Every event is dispatched through ActiveSupport::Notifications with the prefix servus.events.. This means Servus events automatically appear in Rails logs with timing and payload data — and you can subscribe to them programmatically for monitoring, metrics, or debugging.

Subscribe to all Servus events

Bus.subscribe_all yields every emission with clean arguments — no regex or prefix stripping needed:

ruby
Servus::Events::Bus.subscribe_all do |event_name, payload, started_at:, finished_at:, **|
  duration = ((finished_at - started_at) * 1000).round(1)
  Rails.logger.info "[Servus Event] #{event_name} (#{duration}ms) #{payload}"
end
[Servus Event] gold_transferred (1.2ms) {:transferred=>50, :from_balance=>950, :to_balance=>550}

The block receives event_name and payload as positional args, plus started_at:, finished_at:, and id: as keyword args.
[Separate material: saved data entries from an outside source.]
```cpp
PYBIND11_MODULE(TORCH_EXTENSION_NAME, m) {
  m.doc() = "Hand-written HIP/CDNA4 (gfx950) kernels for distributed_llm_scheduler_amd";
  register_runner(m);
  register_p2p(m);
  m.def("attn_block_ok", &attn_block_ok);
  m.def("attn_block_sync_size", &attn_block_sync_size);
  m.def("attn_block", &attn_block, py::arg("x"), py::arg("w1"), py::arg("b1"), py::arg("colsum1"),
        py::arg("ext_stats"), py::arg("ln_mode"), py::arg("eps"), py::arg("qkv"), py::arg("o"), py::arg("wo"),
        py::arg("bo"), py::arg("residual"), py::arg("out"), py::arg("stats_out"), py::arg("B"), py::arg("S"),
        py::arg("n_head"), py::arg("scale"), py::arg("sync"), py::arg("spin_limit"),
        py::arg("stamps") = py::none());
  m.def("alloc_device", &alloc_device, py::arg("nbytes"), py::arg("flags") = 3);
  m.def("host_pull", &host_pull, py::arg("dst"), py::arg("src"), py::arg("blocks") = 256);
  m.def("gemm", &gemm, py::arg("a"), py::arg("w"), py::arg("bias") = py::none(), py::arg("residual") = py::none(),
        py::arg("act") = 0, py::arg("alpha") = 1.0, py::arg("out") = py::none(), py::arg("config") = -1,
        py::arg("splitk") = 0, py::arg("ln_colsum") = py::none(), py::arg("ln_mode") = 0, py::arg("ln_eps") = 1e-5,
        py::arg("rows") = py::none(), py::arg("compact_rows") = false, py::arg("rope_cos") = py::none(),
        py::arg("rope_sin") = py::none(), py::arg("rope_S") = 1, py::arg("rope_D") = 2, py::arg("rope_cols") = 0,
        py::arg("stats_out") = py::none(), py::arg("ext_stats") = py::none(), py::arg("norm_out") = py::none(),
        py::arg("norm_w") = py::none(), py::arg("norm_b") = py::none(), py::arg("norm_mode") = 0,
        py::arg("norm_eps") = 1e-5, py::arg("stream_pol") = 0);
  m.def("gemm_w8", &gemm_w8, py::arg("a"), py::arg("wq"), py::arg("scale"), py::arg("bias") = py::none(),
        py::arg("residual") = py::none(), py::arg("act") = 0, py::arg("alpha") = 1.0, py::arg("out") = py::none(),
        py::arg("config") = -1, py::arg("splitk") = 0, py::arg("store_pol") = 0, py::arg("workspace") = py::none());
  m.def("gemm_w8_num_configs", &gemm_w8_num_configs);
  m.def("gemm_w8_pick", [](int M, int N, int K) {
    int c, s;
    gemm_w8_pick(M, N, K, &c, &s);
    return std::make_pair(c, s);
  });
  m.def("gemm_grouped_w8", &gemm_grouped_w8, py::arg("x"), py::arg("weights"), py::arg("scales"), py::arg("w_ptrs"),
        py::arg("s_ptrs"), py::arg("offsets"), py::arg("act") = 0, py::arg("out") = py::none(),
        py::arg("outs") = std::vector<at::Tensor>{}, py::arg("out_ptrs") = py::none(), py::arg("config") = -1,
        py::arg("rows_hint") = 0, py::arg("a_rows") = py::none(), py::arg("shared_weights") = false,
        py::arg("store_pol") = 0);
  m.def("gemm_w8_grouped_num_configs", &gemm_w8_grouped_num_configs);
  m.def("gemm_w8_grouped_tile_rows", &gemm_w8_grouped_tile_rows);
  m.def("gemm_w8_grouped_pick", &gemm_w8_grouped_pick);
  m.def("gemm_grouped_w4a8", &gemm_grouped_w4a8, py::arg("xq"), py::arg("xscale"), py::arg("weights"),
        py::arg("scales"), py::arg("w_ptrs"), py::arg("s_ptrs"), py::arg("offsets"), py::arg("act") = 0,
        py::arg("out") = py::none(), py::arg("outs") = std::vector<at::Tensor>{}, py::arg("out_ptrs") = py::none(),
        py::arg("config") = -1, py::arg("rows_hint") = 0, py::arg("a_rows") = py::none(),
        py::arg("shared_weights") = false, py::arg("store_pol") = 0);
  m.def("gemm_w4a8_grouped_num_configs", &gemm_w4a8_grouped_num_configs);
  m.def("gemm_w4a8_grouped_tile_rows", &gemm_w4a8_grouped_tile_rows);
  m.def("gemm_w4a8_grouped_pick", &gemm_w4a8_grouped_pick);
  m.attr("REGSTAGE") = kRegStage;
  m.attr("PERSIST") = kGemmPersist;
  m.def("gemm_pick_config", &gemm_pick_config);
  m.def("gemm_glds_num_configs", &gemm_glds_num_configs);
  m.def("gemm_glds_kstep", &gemm_glds_kstep);
  m.def("gemm_glds_tile", [](int64_t cfg) {
    int bm, bn;
    gemm_glds_tile((int)cfg, &bm, &bn);
    return std::make_tuple((int64_t)bm, (int64_t)bn);
  });
  m.def("_split_k_cursor", &split_k_cursor);
  m.def("gemm_glds_pick", [](int M, int N, int K) {
    int c, s;
    gemm_glds_pick(M, N, K, &c, &s);
    return std::make_pair(c, s);
  });
  m.def("attention", &attention, py::arg("q"), py::arg("k"), py::arg("v"), py::arg("B"), py::arg("S"),
        py::arg("n_head"), py::arg("n_kv_head"), py::arg("head_dim"), py::arg("causal") = true,
        py::arg("scale") = 0.125, py::arg("out") = py::none(), py::arg("variant") = 0, py::arg("Sq") = 0,
        py::arg("q_off") = 0, py::arg("flags") = 0);
  m.def("kv_append", &kv_append, py::arg("k_new"), py::arg("v_new"), py::arg("k_cache"), py::arg("v_cache"),
        py::arg("pos"), py::arg("T"), py::arg("k_scale") = py::none(), py::arg("v_scale") = py::none());
  m.def("attention_decode_sizes", &attention_decode_sizes, py::arg("B"), py::arg("T"), py::arg("C"),
        py::arg("n_head"), py::arg("n_kv_head"), py::arg("head_dim"), py::arg("chunk") = 0);
  m.def("attention_decode_chunk", [](int64_t B, int64_t C, int64_t n_kv_head, int64_t head_dim) {
    return (int64_t)attn_decode_chunk((int)B, (int)C, (int)n_kv_head, (int)head_dim);
  });
  m.def("attention_decode", &attention_decode, py::arg("q"), py::arg("k_cache"), py::arg("v_cache"), py::arg("pos"),
        py::arg("T"), py::arg("n_head"), py::arg("n_kv_head"), py::arg("head_dim"), py::arg("scale"),
        py::arg("part"), py::arg("cnt"), py::arg("out") = py::none(), py::arg("chunk") = 0,
        py::arg("k_scale") = py::none(), py::arg("v_scale") = py::none());
  m.def("decode_prologue", &decode_prologue, py::arg("pos"), py::arg("tokens"), py::arg("tok_out"), py::arg("T"),
        py::arg("C"), py::arg("tables"), py::arg("outs"));
  m.def("sample_sizes", &sample_sizes_b, py::arg("B"), py::arg("V"));
  m.def("sample_tokens", &sample_tokens, py::arg("logits"), py::arg("V"), py::arg("T"), py::arg("pos"),
        py::arg("tokens"), py::arg("C"), py::arg("temperature"), py::arg("top_k"), py::arg("top_p"), py::arg("seed"),
        py::arg("request"), py::arg("prompt_len"), py::arg("eos"), py::arg("done"), py::arg("next_out"),
        py::arg("stats"), py::arg("part"), py::arg("cnt"));
  m.def("norm", &norm, py::arg("x"), py::arg("w"), py::arg("b") = py::none(), py::arg("eps") = 1e-5,
        py::arg("residual") = py::none(), py::arg("rms") = false, py::arg("out") = py::none(),
        py::arg("sum_out") = py::none());
  m.def("gemm_w8a8", &gemm_w8a8, py::arg("xq"), py::arg("xscale"), py::arg("wq"), py::arg("scale"),
        py::arg("bias") = py::none(), py::arg("residual") = py::none(), py::arg("act") = 0, py::arg("alpha") = 1.0,
        py::arg("out") = py::none(), py::arg("config") = -1, py::arg("splitk") = 0, py::arg("store_pol") = 0,
        py::arg("workspace") = py::none());
  m.def("gemm_w8a8_num_configs", &gemm_w8a8_num_configs);
  m.def("gemm_w8a8_pick", [](int M, int N, int K) {
    int c, s;
    gemm_w8a8_pick(M, N, K, &c, &s);
    return std::make_pair(c, s);
  });
  m.def("gemm_w4a8", &gemm_w4a8, py::arg("xq"), py::arg("xscale"), py::arg("wq"), py::arg("ws"),
        py::arg("bias") = py::none(), py::arg("residual") = py::none(), py::arg("act") = 0, py::arg("alpha") = 1.0,
        py::arg("out") = py::none(), py::arg("config") = -1, py::arg("splitk") = 0, py::arg("store_pol") = 0,
        py::arg("workspace") = py::none());
// ... 39 lines not shown
```

distributed_llm_scheduler_amd/ops/__init__.py:

```python
from __future__ import annotations

import math
import os
import threading
from typing import Optional, Tuple
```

Use ** to ignore keywords you don't need.

ruby
# Forward all events to an external system
Servus::Events::Bus.subscribe_all do |event_name, payload, started_at:, **|
  EventusForwardJob.perform_later(
    event: event_name.to_s,
    payload: payload.as_json,
    occurred_at: started_at.utc.iso8601(6)
  )
end

The method returns the subscription object for manual unsubscribe:

ruby
subscription = Servus::Events::Bus.subscribe_all { |event_name, payload, **| ... }
ActiveSupport::Notifications.unsubscribe(subscription)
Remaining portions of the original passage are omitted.